On the next page, Belt relates a story about a visit with his mother when he was younger to the natural history museum. He had learned that dinosaur models were made sometimes of plastic. This was disillusioning for him, and yet he felt that he must protect his mother from being disappointed in his disillusionment. He compares this phenomenon to another:
I was six or maybe seven years old, and for as long as I was able to remember, I’d pretended that when she blew air on a flesh wound — a bee-stung knee, say, or rugburned elbow — the pain went away. It was important she believe I believed in her magic.
It’s such a tender thing, this protective instinct the child has for the parent. Belt goes on to overcompensate for his disillusionment when they visit the aquarium on that same disappointing day, but it’s clear that his mother doesn’t fall for it; he has failed to make her believe. This is a sad memory for him, his saddest still at the age of 12, in fact, and so ill-equipped is he as a child to separate his own sadness from his mother’s that he thinks it must be her saddest memory too.
After leaving Manx (years after those other museum trips), Belt and his mother go to the Science and Industry museum, where they see chicks hatching from eggs and a wall of fetuses at different stages of development, and this prompts Belt to tell his mother he can’t wait to have a kid:
I said it again in front of week 38, and I saw she was crying. I assumed that she figured I was hamming it up; assumed she’d remembered that time at the Shedd, and that all the authentic enthusiasm I’d shown since we’d arrived a the museum — maybe even since Manx had assigned me the Botimal — now appeared false to her.
Of course I was wrong. The problem was she did buy my excitement for fatherhood. The degree to which I misunderstood was almost comical.
He carries on trying to convince her. The misunderstanding of course (unless I am once again being a doofus and reading simplistically) is that she has just brought her psychotic son from an appointment where they’ve learned that good outcomes for similar patients include maybe being able to do a little for themselves as they head toward middle-age. Being a father is not likely in Belt’s future, she knows, and his clear enthusiasm for doing so no doubt makes her sadder with each of his cheerful reassurances.

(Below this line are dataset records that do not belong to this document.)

@@ -155,15 +158,19 @@
   return s;
 }
 
+struct KcRange { int cb0, kcb; };
+__device__ __forceinline__ KcRange tile_kc(const TcParams& p, const Tile& tile) {
+  const int cb0 = p.splits > 1 ? tile.split * p.units_per_split : 0;
+  return {cb0, p.splits > 1 ? min(p.units_per_split, p.kc_blocks - cb0) : p.kc_blocks};
+}
+
 template <int OP>
 __device__ __forceinline__ int tile_kblocks(const TcParams& p, const Tile& tile) {
   if (OP == kFprop) {
-    const int kcb = p.splits > 1 ? min(p.units_per_split, p.kc_blocks - tile.split * p.units_per_split) : p.kc_blocks;
-    return p.x_mode ? p.Cin * p.x_yblocks : p.taps * kcb;
+    return p.x_mode ? p.Cin * p.x_yblocks : p.taps * tile_kc(p, tile).kcb;
   } else if (OP == kDgrad) {
     const DgradTaps own = dgrad_taps(p, decode_chunks(p, tile.m_tile, p.W * p.H));
-    const int kcb = p.splits > 1 ? min(p.units_per_split, p.kc_blocks - tile.split * p.units_per_split) : p.kc_blocks;
-    return max(dgrad_live_taps(p, own), 1) * kcb;
+    return max(dgrad_live_taps(p, own), 1) * tile_kc(p, tile).kcb;
   } else if (p.untied) {
     return p.nbc;
   } else if (p.x_mode) {
@@ -225,6 +232,37 @@
     if (++stage == p.stages) { stage = 0; phase ^= 1; }
   }
   ptx::wgmma_fence_operands(acc);
+}
+
+template <int N, bool A_MN, bool B_MN, bool BF16, bool TAIL>
+__device__ __forceinline__ void ss_mma(float (&acc)[16][4], const TcParams& p, SmemCtl* ctl, uint64_t da0, uint64_t db0,
+                                       int nkb, int cb0, int cb1, int& stage, uint32_t& phase, int lane) {
+  constexpr uint32_t a_step = A_MN ? 2048u : 32u, b_step = B_MN ? 2048u : 32u;
+  int prev = -1, cb = cb0;
+  ptx::wgmma_fence_operands(acc);
+  for (int kb = 0; kb < nkb; kb++) {
+    const int ksteps = (TAIL && cb == p.kc_blocks - 1) ? p.tail_ksteps : 4;
+    if (++cb == cb1) cb = cb0;
+    ptx::mbar_wait(&ctl->full[stage], phase);
+    ptx::wgmma_fence();
+    const uint64_t da = da0 + ((uint32_t)stage * kAStageBytes >> 4), db = db0 + ((uint32_t)stage * kBStageBytes >> 4);
+#pragma unroll
+    for (int ks = 0; ks < 4; ks++) {
+      if (ks > 0 && ks >= ksteps) break;
+      if constexpr (BF16)
+        ptx::wgmma_m64nNk16_bf16<N, A_MN ? 1 : 0, B_MN ? 1 : 0>(acc, da + (ks * a_step >> 4), db + (ks * b_step >> 4));
+      else
+        ptx::wgmma_m64n128k8_tf32(acc, da + (ks * a_step >> 4), db + (ks * b_step >> 4));
+    }
+    ptx::wgmma_commit();
+    ptx::wgmma_wait<1>();
+    if (prev >= 0 && lane == 0) ptx::mbar_arrive(&ctl->empty[prev]);
+    prev = stage;
+    if (++stage == p.stages) { stage = 0; phase ^= 1; }
+  }
+  ptx::wgmma_wait<0>();
+  ptx::wgmma_fence_operands(acc);
+  if (prev >= 0 && lane == 0) ptx::mbar_arrive(&ctl->empty[prev]);
 }
 
 __device__ __forceinline__ uint32_t epi_off(int row, int col) {
@@ -387,7 +425,7 @@
   }
 }
 
-template <int OP, bool BF16, bool SIG, int SW>
+template <int OP, bool BF16, bool SIG, int SW, int MMA_N = 128, bool TAIL = false, bool B_KM = false>
 __global__ void __launch_bounds__(kThreadsFor<SW>, 1)
 tc_conv_kernel(const __grid_constant__ CUtensorMap mapA, const __grid_constant__ CUtensorMap mapB, const __grid_constant__ TcParams p) {
   extern __shared__ uint8_t smem_raw[];
@@ -459,8 +497,8 @@
               end_stage();
             }
         } else {
-          const int cb0 = p.splits > 1 ? tile.split * p.units_per_split : 0;
-          const int cb1 = p.splits > 1 ? min(cb0 + p.units_per_split, p.kc_blocks) : p.kc_blocks;
+          const KcRange kc = tile_kc(p, tile);
+          const int cb0 = kc.cb0, cb1 = kc.cb0 + kc.kcb;
           const int mod = ch.pos[0];
           for (int ty = 0; ty < p.ky; ty++)
             for (int tx = 0; tx < p.kx; tx++) {
@@ -476,7 +514,9 @@
                     if (c < p.cpt) lda5(&mapA, a + c * (p.bk * 128), ch.n[c], cb * p.bk, cX[c] + tx, cY[c] + ty, ch.f[c]);
                 }
                 const int o0 = tile.n_tile * p.BN;
-                if (p.b_merged) {
+                if (B_KM) {
+                  lda3(&mapB, b, cb * p.bk, tap, o0);
+                } else if (p.b_merged) {
                   if (p.untied) lda5(&mapB, b, 0, cb * p.bk, o0 >> p.chunk_shift, tap, mod);
                   else lda4(&mapB, b, 0, cb * p.bk, o0 >> p.chunk_shift, tap);
                 } else {
@@ -496,8 +536,8 @@
         int cX[4], cY[4];
 #pragma unroll
         for (int c = 0; c < 4; c++) { cX[c] = ch.pos[c] % p.W; cY[c] = ch.pos[c] / p.W; }
-        const int ob0 = p.splits > 1 ? tile.split * p.units_per_split : 0;
-        const int ob1 = p.splits > 1 ? min(ob0 + p.units_per_split, p.kc_blocks) : p.kc_blocks;
+        const KcRange kc = tile_kc(p, tile);
+        const int ob0 = kc.cb0, ob1 = kc.cb0 + kc.kcb;
         for (int ty = 0; ty < p.ky; ty++)
           for (int tx = 0; tx < p.kx; tx++) {
             if (!(taps.any(tx, ty) || (none && tx == 0 && ty == 0))) continue;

In the pages that follow, Belt and his mother watch the Botimal ovum’s progress very carefully, and it looks very much like the anxiety and wonder with which parents-to-be track the progress of their children-to-be.
How many limbs would it have? How many fingers? What color velvet? Would it think it was a person? Would it think I was a Botimal? What was it like to be something’s best friend? Was reciprocity a foregone conclusion? And what if somebody tried to steal it? Wouldn’t somebody try to steal it? What if somebody tried to hurt it? How could I protect it? And when — when exactly — would it hatch?
Although different in some (but not all) of their particulars, these are the obsessions of parents-to-be. And then on page 245, Belt looks for changes in the ovum’s squiggles and finds “three roughly parallel slashes, two green and one blue, across the horn of each anvil.” This sounds an awfully lot like the sorts of signs you look for when reading a pregnancy test.
Belt’s anticipation and hope stand in stark contrast to the pretty lackluster parenting we’ve seen so far in the book, and I wonder if this contrast will begin deeper into the novel to resonate more directly with threads pertaining to sentience and suffering, and with yearning for connection for beings not yourself. At any rate, there seems to be a lot happening early in the book that positions Belt as a nurturer with pretty parental instincts and associations, and I’m curious to see what if anything will come of that.